This week is Mental Health Week, and a good time to think about how we look after ourselves and each other.
A wide-ranging scientific study this year found that people living away from their home country are 2.5 times more likely to experience depression. In fact, 56 percent of expats in the study reported having experienced anxiety or depression; more than half. Culture shock, a change in lifestyle, and being cut off from usual support networks are all factors which put expats at greater risk. For some the challenges of a new job can become overwhelming; for “trailing spouses”, inability to find work or a purpose can become the problem.

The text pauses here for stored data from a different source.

def _pack_wino(lib, weight: torch.Tensor, K: int, cin: int, cs: int, mode: int) -> Optional[torch.Tensor]:
    if not lib.seam_wino_supported(cs, K, 3, 3, 1):
# ... 95 lines not shown
    u = u24 = wh = None
    if dtype == F32:
        kred = lib.seam_conv_kred(cs, R, S)
        wp = torch.empty((rows, kred), dtype=F32, device=weight.device)
        _native.check(lib.seam_pack_conv_weight_f32(_ptr(weight), _ptr(wp), K, cin, R, S, cs, mode, _stream()),
                      "seam_pack_conv_weight_f32")
        if wino and mode == 0 and R == 3 and S == 3 and stride == 1:
            u = _pack_wino(lib, weight, K, cin, cs, 0)
            u24 = _pack_wino24(lib, weight, K, cin, cs, 0) if u is not None else None
    elif dtype == BX3:
        kred = lib.seam_conv_kred(cs, R, S)
        wp = torch.empty((rows, kred), dtype=F32, device=weight.device)
        tmp = torch.empty((rows, kred), dtype=F32, device=weight.device)
        _native.check(lib.seam_pack_conv_weight_bx3(_ptr(weight), _ptr(wp), _ptr(tmp), K, cin, R, S, cs, mode, _stream()),
                      "seam_pack_conv_weight_bx3")
    else:
        kred = lib.seam_conv_kred_f16(cs, R, S)
        wp = torch.empty((rows, kred), dtype=F16, device=weight.device)
        _native.check(lib.seam_pack_conv_weight_f16(_ptr(weight), _ptr(wp), K, cin, R, S, cs, mode, _stream()),
                      "seam_pack_conv_weight_f16")
        if F16PC and mode == 0 and R == 3 and S == 3 and stride == 1 and pad in (0, 1) and ((cs % 128 == 0 and K % 128 == 0) or (cs == 64 and K == 64 and F16PC64)):
            wh = torch.empty((int(lib.seam_f16pc_weight_halves(K, cs)),), dtype=F16, device=weight.device)
            _native.check(lib.seam_pack_conv_weight_f16pc(_ptr(weight), _ptr(wh), K, cin, cs, _stream()), "seam_pack_conv_weight_f16pc")
    scale = shift = None
    if bias is not None:
        bias = bias.detach().to(F32)
        if transposed2x2:
            bias = bias.repeat(4)
    if bn is not None:
        bw, bb, rm, rv = (t.detach().to(F32) for t in bn)
# ... 248 lines not shown
                                              n * h * w, c, pc.K, int(relu), _stream()), "seam_conv1x1_pc_f32")
    elif wino24:
        _native.check(lib.seam_conv3x3_wino24_f32(_ptr(x), _ptr(pc.u24), _ptr(pc.scale), _ptr(pc.shift), _ptr(residual), _ptr(y),
                                                  n, h, w, c, pc.K, pc.pad, int(relu), _stream()), "seam_conv3x3_wino24_f32")
    elif wino:
        _native.check(lib.seam_conv3x3_wino_f32(_ptr(x), _ptr(pc.u), _ptr(pc.scale), _ptr(pc.shift), _ptr(residual), _ptr(y),
                                                n, h, w, c, pc.K, pc.pad, int(relu), _stream()), "seam_conv3x3_wino_f32")
    elif out_hw is not None:
        crop = lib.seam_conv2d_crop_f16 if pc.dtype == F16 else lib.seam_conv2d_crop_f32
        _native.check(crop(_ptr(x), _ptr(pc.w), _ptr(pc.scale), _ptr(pc.shift), _ptr(y), n, h, w, c, pc.K,
                           pc.R, pc.S, pc.stride, pc.pad, ho, wo, int(relu), _stream()), "seam_conv2d_crop")
    elif pc.dtype == F32:
        _native.check(lib.seam_conv2d_f32(_ptr(x), _ptr(pc.w), _ptr(pc.scale), _ptr(pc.shift), _ptr(residual), _ptr(y),
                                          n, h, w, c, pc.K, pc.R, pc.S, pc.stride, pc.pad, int(relu), _stream()),
                      "seam_conv2d_f32")
    elif pc.dtype == BX3:
        _native.check(lib.seam_conv2d_bx3(_ptr(x), _ptr(pc.w), _ptr(pc.scale), _ptr(pc.shift), _ptr(residual), _ptr(y),
                                          n, h, w, c, pc.K, pc.R, pc.S, pc.stride, pc.pad, int(relu), _stream()),
                      "seam_conv2d_bx3")
    elif f16pc:
        _native.check(lib.seam_conv3x3_f16pc(_ptr(x), _ptr(pc.wh), _ptr(pc.scale), _ptr(pc.shift), None, _ptr(y),
                                             n, h, w, c, pc.K, pc.pad, 1 if relu else 0, _stream()), "seam_conv3x3_f16pc")
    else:
        _native.check(lib.seam_conv2d_f16(_ptr(x), _ptr(pc.w), _ptr(pc.scale), _ptr(pc.shift), _ptr(residual), _ptr(y),
                                          n, h, w, c, pc.K, pc.R, pc.S, pc.stride, pc.pad, 1 if relu else 0,
                                          1 if out_f32 else 0, _stream()), "seam_conv2d_f16")
    if trace is not None:
        e1.record()
        tile = lib.seam_conv_tile_taps(2 if pc.dtype == BX3 else 1 if pc.dtype == F16 else 0, n * ho * wo, pc.K, pc.R * pc.S)
        if pwhpc:
            variant = "conv1x1_f16pc"
        elif swh:
            variant = _swh_variant(lib, n * h * w, c, pc.K)
        elif narrow:
            variant = "linear_narrow"
        elif sw:
            variant = _sw_variant(lib, n * h * w, c, pc.K)
        elif pwpc:
            variant = "conv1x1_pc"
        elif wino24:
            variant = ("conv3x3_wino24pc" if lib.seam_wino24_form(n, h, w, c, pc.K, pc.pad) == 1
                       else f"conv3x3_wino24<{lib.seam_wino24_variant(n, h, w, c, pc.K, pc.pad)}>")
        elif wino:
            variant = f"conv3x3_wino<{lib.seam_wino_tile_variant(n, h, w, c, pc.K, pc.pad)}>"
        elif f16pc:
            variant = "conv3x3_f16pc"
        elif pc.dtype == BX3:
            variant = f"conv_igemm_bx3<{tile // 1000},{tile % 1000}>"
        else:
            variant = f"conv_igemm<{'float' if pc.dtype == F32 else '_Float16'},{tile // 1000},{tile % 1000}>"
        es = x.element_size()
        trace.append((variant, 2.0 * n * ho * wo * pc.K * pc.R * pc.S * (pc.Cin or pc.Cstore), e0, e1,
                      (n, h, w, c, pc.K, pc.R, pc.stride),
                      float(es * (x.numel() + pc.w.numel()) + y.element_size() * y.numel()
                            + (es * y.numel() if residual is not None else 0))))
    return y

Because the symptoms are not visible, it’s easy to slip into thinking that mental health problems are not “real” or “serious”. However mental health problems like stress have been shown to have a negative effect on physical health, and feeling low can lead people into potentially damaging behaviors, like excessive alcohol consumption, overeating, or even self-harm.
We’ve written before about the importance of how we talk to people experiencing mental health problems. Trying to reason someone out of depression, or to point out to them all the reasons they should feel good, is counterproductive. By definition depression is irrational, and making people feel guilty because they don’t feel like they’re supposed to, is not helpful. If you know someone who is feeling low this winter, start by acknowledging their feelings, not challenging them. The Depression Alliance recommends supportive statements like “We’ll get through this together.”
Although finding the right thing to say can be difficult, talking about mental health is important to remove the stigmas surrounding the subject. Depression is an illness like any other, and is not the fault of the person going through it. The festive season can be a particularly challenging time, so let’s break the silence and reach out to those who need a friend.